Furthermore, cohabiters and married couples gain emotional benefits from their association; however, the benefits are lost during break-ups and divorce with equal emotional cost. The foremost reason for living together and marriage is love and sex. The two forms of relationship satisfy the objective, even, though; cohabiters tend to enjoy worse sex lives than married couples. Marriage and cohabitation involve intimate partners sharing a single household; thus, they pool resources together, there is a gender-based division of labor, as well as, sexual exclusivity. Both people living together and married people are in solemn relationships since they are all sure of and know the people they are living together. Both cohabiting and married partners are in close relationships, and thus incorporates sexual intimacy.
In a nutshell, marriage benefits husband, wife and their children more than cohabitation. Cohabitation provides less of the benefits and rewards that are available in a committed and strong marriage. When individuals are married rather than cohabiting, they are better off to gain personal wealth, physical health, and emotional health. Cohabitation is becoming more popular among the young adults; though, it has numerous costs than benefits. Cohabitation does not guarantee happiness and stability that is purported in an intimate relationship.

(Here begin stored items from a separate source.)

# aicodix/modem

Measured on AMD Instinct MI355X. Metric: decoded frames/sec + BER, mode-6 8kHz OFDM, batch 65536, 1/2/4/8 MI355X, higher is better.
Workload: dtype f32

## Files before the change

### modem_amd/csrc/api_internal.h

```cpp
#pragma once
#include "../../include/ofdmrx.h"
#include "kernels.h"
#include "tables.h"
#include <hip/hip_runtime.h>
#include <dlfcn.h>
#include <algorithm>
#include <array>
#include <cmath>
#include <cstdio>
#include <cstdlib>
#include <vector>
#include <cstring>
#include <new>
#include <string>
#include <vector>

using namespace rx;


static_assert(sizeof(Result) == sizeof(ofdmrx_frame_result), "Result must mirror ofdmrx_frame_result");
static_assert(sizeof(Attempt) == sizeof(ofdmrx_attempt) && ATTEMPTS_MAX == OFDMRX_MAX_SKIP + 1, "Attempt must mirror ofdmrx_attempt");


extern thread_local std::string g_last_error;
// ... 117 lines not shown
	DevBuf payload[2], res[2];
	DevBuf chunk_flags;
	DevBuf soft;
	DevBuf q_ctl, q_slots, q_llr, q_hard, q_metric, q_lane_mesg;
	unsigned q_cap = 0;
	DevBuf s_ctl, s_slots, s_llr, s_cw, s_xw, s_stat, sc_soft;
	unsigned s_cap = 0;
	unsigned sc_unit = 1;
	int sc_mode = 1;
	int sc_grid = 0, sc_grid6 = 0;
	int sc_top = 1;
	int sc_lb = 6;
	ListQueue *sc_queue() const { return s_ctl.as<ListQueue>(); }
	ScRing sc_ring() const { return sc_mode ? ScRing{ s_ctl.as<ListQueue>(), s_slots.as<ListSlot>(), s_llr.as<float>() } : ScRing{ nullptr, nullptr, nullptr }; }
	unsigned flush_unit = 1;
	DevBuf rot_tap;
	DevBuf tx_code, tx_rowsym, tx_tdom, tx_big;
	hipStream_t stream_b = nullptr;
	hipStream_t stream_fin = nullptr;
	hipStream_t stream_c = nullptr;
	hipError_t sticky = hipSuccess;
	int polar_grid = 0;
	int cert_mode = 1;
	float *esn0_user = nullptr;
	DevBuf esn0_dev[2];
	ofdmrx_attempt *att_user = nullptr;
	int32_t *att_counts_user = nullptr;
	DevBuf att_dev[2], attc_dev[2];
	ListQueue *queue() const { return q_ctl.as<ListQueue>(); }
	DevBuf dc, z;
	long last_spf = 0;
	DevBuf in_stage[2], skip_stage;
	void *out_stage[2] = { nullptr, nullptr };
	size_t out_stage_cap[2] = { 0, 0 };
	DevBuf carr;
	DevBuf sc_scratch;
	int last_n = 0;
	size_t last_first = 0;
	bool last_mono = false;
	FrameBatch last_fb{};
	std::vector<hipEvent_t> ev_pool;
	size_t ev_used = 0;
	struct Span { int stage; size_t a, b; };
	std::vector<Span> spans;
	ofdmrx_timing timing{};
	float sc_ms = 0.f;
// ... 85 lines not shown
```

### modem_amd/csrc/api_pipeline.cpp

```cpp
#include "api_internal.h"

int ensure_events(ofdmrx_handle *h, size_t need)
{
	while (h->ev_pool.size() < need) {
		hipEvent_t e;
		HIP_OK(hipEventCreate(&e));
		h->ev_pool.push_back(e);
	}
	return 0;
}
size_t mark(ofdmrx_handle *h, hipStream_t on)
{
	if (h->ev_used >= h->ev_pool.size()) {
		h->sticky = hipErrorOutOfMemory;
		return 0;
	}
	size_t i = h->ev_used++;
	hipError_t e = hipEventRecord(h->ev_pool[i], on ? on : h->stream);
	if (e != hipSuccess && h->sticky == hipSuccess)
		h->sticky = e;
	return i;
}
static size_t events_per_chunk(int max_skip) { return 32 + 16 * (size_t)(max_skip + 1); }

// ... 11 lines not shown
static int run_front1_rounds(ofdmrx_handle *h, hipStream_t s, FrameBatch fb, int n, const int32_t *d_skip, int max_skip,
	size_t *t_begin, Attempt *d_att, int32_t *d_att_counts, size_t wait_before_sync, size_t *ev_after_sync)
{
	const bool mono = fb.channels == 1;
	SyncState *st = h->st.as<SyncState>();
	cf *z = mono ? h->z.as<cf>() : nullptr;
	const MonoArgs ma = mono_args(h->host.front, mono ? h->dc.as<double>() : nullptr, mono_ck_per_frame(fb.samples_per_frame));
	size_t e0 = mark(h, s);
	if (mono) {
		Range r("ofdmrx:front_end");
		launch_mono_carries(s, h->rate, n, fb, h->host.front, h->dc.as<double>());
		if (!mono_fused(h->rate))
			launch_front_end(s, h->rate, n, fb, ma, z);
	}
	size_t e1 = mark(h, s);
	launch_init_sync(s, n, st, d_skip, h->chunk_flags.as<int>(), d_att_counts);
	size_t last = e1;
	for (int round = 0; round <= max_skip; ++round) {
		if (round == 0 && wait_before_sync != (size_t)-1)
			HIP_OK(hipStreamWaitEvent(s, h->ev_pool[wait_before_sync], 0));
		size_t a = mark(h, s);
		{
			Range r("ofdmrx:sync");
			launch_sync(s, h->rate, n, fb, z, h->dev, st, h->sc_scratch.as<cf>(), ma);
		}
		size_t b = mark(h, s);
		if (round == 0)
			*ev_after_sync = b;
		{
			Range r("ofdmrx:header_osd");
			launch_header(s, h->rate, n, fb, z, ma, h->dev, st, h->hdr_soft.as<int8_t>(), d_att, d_att_counts);
		}
		size_t c = mark(h, s);
		h->spans.push_back({ OFDMRX_T_SYNC, a, b });
		h->spans.push_back({ OFDMRX_T_HEADER, b, c });
		last = c;
	}
	{
		Range r("ofdmrx:demod");
		launch_demod(s, h->rate, n, fb, z, ma, h->dev, st, h->cons.as<cf>(), h->carr.as<cf>());
	}
	size_t d = mark(h, s);
	h->spans.push_back({ OFDMRX_T_DEMOD, last, d });
	h->spans.push_back({ OFDMRX_T_FRONT, e0, e1 });
	*t_begin = e0;
	return front1_done(h, fb, n);
}
// ... 27 lines not shown
			launch_header_sources(s, h->rate, n, sb, h->dev, st, h->hdr_soft.as<int8_t>());
	}
	size_t c = mark(h, s);
	h->spans.push_back({ OFDMRX_T_HEADER, b, c });
	{
		Range r("ofdmrx:demod");
		if (windows)
			launch_demod_bank(s, h->rate, n, wb, h->dev, st, h->cons.as<cf>(), h->carr.as<cf>());
		else
			launch_demod_sources(s, h->rate, n, sb, h->dev, st, h->cons.as<cf>(), h->carr.as<cf>());
	}
	size_t d = mark(h, s);
	h->spans.push_back({ OFDMRX_T_DEMOD, c, d });
	*t_begin = e0;
	return front1_done(h, fb, n);
}

static int run_front2(ofdmrx_handle *h, hipStream_t s, int n)
{
	size_t e4 = mark(h, s);
	{
		Range r("ofdmrx:theil_sen");
		launch_theil_sen(s, n, h->st.as<SyncState>(), h->cons.as<cf>(), demod_forms_cons(h->rate) ? nullptr : h->carr.as<cf>(),
			h->slope.as<float>(), h->yint.as<float>(), h->chunk_flags.as<int>());
	}
	size_t e5 = mark(h, s);
	h->spans.push_back({ OFDMRX_T_THEILSEN, e4, e5 });
	HIP_OK(hipGetLastError());
	return 0;
}

void run_sc_pass(ofdmrx_handle *h, hipStream_t s, int n, bool force, int chunk_seq)
{
	Range r("ofdmrx:sc_path");
	launch_sc_plan(s, h->sc_queue(), h->sc_unit, force ? 1 : 0);
	launch_sc(s, h->sc_lb, std::min(h->sc_grid, (n + 1) / 2), std::min(h->sc_grid6, n), h->sc_queue(), h->s_slots.as<ListSlot>(), h->s_llr.as<float>(),
		h->sc_soft.as<float>(), h->s_cw.as<unsigned long long>(), h->s_xw.as<unsigned long long>(), h->s_stat.as<ScStat>(), h->dev, h->sc_top);
	launch_sc_finish(s, (int)std::min<unsigned>(h->s_cap, (unsigned)n + h->sc_unit), h->sc_queue(), h->s_slots.as<ListSlot>(), h->s_llr.as<float>(), h->s_cw.as<unsigned long long>(),
		h->s_xw.as<unsigned long long>(), h->s_stat.as<ScStat>(), h->dev, h->cfg.descramble, h->queue(), h->q_slots.as<ListSlot>(),
		h->q_llr.as<float>(), h->slot_of.as<int>(), chunk_seq);
	launch_sc_adapt(s, h->sc_queue());
}

static int run_back(ofdmrx_handle *h, hipStream_t s, int par, int n, Result *d_res, float *d_esn0, uint8_t *d_payload,
	uint8_t *payload_later, Result *res_later, bool sc_force, int chunk_seq)
{
	size_t e5 = mark(h, s);
// ... 93 lines not shown

struct PipeHooks {
	virtual ~PipeHooks() {}
	virtual int before_front1(size_t c, FrameBatch *fb, size_t *ready) = 0;
	virtual void dst(size_t c, uint8_t **payload, Result **res) = 0;
	virtual float *esn0(size_t) { return nullptr; }
	virtual void attempts(size_t, Attempt **log, int32_t **counts) { *log = nullptr; *counts = nullptr; }
	virtual int after_front1(size_t, size_t ) { return 0; }
	virtual int after_flush(size_t, hipStream_t ) { return 0; }
	virtual void dst_later(size_t, uint8_t **payload, Result **res) { *payload = nullptr; *res = nullptr; }
	virtual int before_flush(size_t, hipStream_t , hipEvent_t ) { return 0; }
	virtual bool outputs_leave_by_chunk() { return false; }
};

static int run_pipeline(ofdmrx_handle *h, PipeHooks &hooks, const ChunkPlan &plan, FrameBatch batch, const int32_t *d_skip, int max_skip,
	const SyncState *seed, const RecordSources *srcs = nullptr)
{
	const size_t n_chunks = plan.count(), NONE = (size_t)-1;
	int r = ensure_events(h, h->ev_used + n_chunks * events_per_chunk(max_skip) + 8);
	r = r ? r : ensure_capacity(h, (int)plan.largest(), batch.channels == 1, batch.samples_per_frame);
	if (r)
		return r;
	const bool overlap = n_chunks > 1 && !std::getenv("OFDMRX_NO_OVERLAP");
	hipStream_t sa = h->stream, sb = overlap ? h->stream_b : sa, sc = overlap ? h->stream_fin : sa;
	const bool every = hooks.outputs_leave_by_chunk();
	const bool scan_slot = overlap;
	std::vector<size_t> ev_back(n_chunks, NONE), ev_polar(n_chunks, NONE), ev_fin(n_chunks, NONE), ev_out(n_chunks, NONE), t0s(n_chunks, 0);
	launch_queue_reset(sa, h->queue(), h->q_cap);
	if (h->sc_mode)
		launch_queue_reset(sa, h->sc_queue(), h->s_cap);
	auto flush = [&](size_t p, size_t ev_sync_next) -> int {
		const int par = (int)(p & 1);
		if (overlap) {
			HIP_OK(hipStreamWaitEvent(sb, h->ev_pool[ev_back[p]], 0));
			if (ev_sync_next != NONE && scan_slot)
				HIP_OK(hipStreamWaitEvent(sb, h->ev_pool[ev_sync_next], 0));
			if (p >= 2)
				HIP_OK(hipStreamWaitEvent(sb, h->ev_pool[ev_fin[p - 2]], 0));
		}
		int rr = hooks.before_flush(p, sc, h->ev_pool[ev_back[p]]);
		ev_out[p] = mark(h, sc);
		rr = rr ? rr : run_flush(h, sb, sc, par, every || p + 1 == n_chunks, t0s[p], &ev_polar[p]);
		rr = rr ? rr : hooks.after_flush(p, sc);
		ev_fin[p] = mark(h, sc);
		return rr;
	};
// ... 346 lines not shown
```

In the current world, young adults dream of the stable and satisfying marriages; however, they are nervous about their capability to attain them. These fears can only be solved through counseling and pre-marriage education, but not cohabitation. Cohabitation cannot be regarded as the best alternative of marriage, though it appears attractive and reasonable. Cohabitation fails in fulfillment of their promise compared to marriage. Communities, countries and organizations should prop up marriage culture; this is because the benefits of marriage are attractive and rewarding. Young adults should resist the cultural shift and development, as well as weigh the benefits of each option. The costs of cohabitation are evident and affect both couples and children.
- Diduck, Alison. Marriage and cohabitation. Aldershot, Hampshire, England: Ashgate, 2008. Print.
- Waite, Linda J., and Maggie Gallagher. The case for marriage: why married people are happier, healthier, and better off financially. New York, NY: Doubleday, 2000. Print.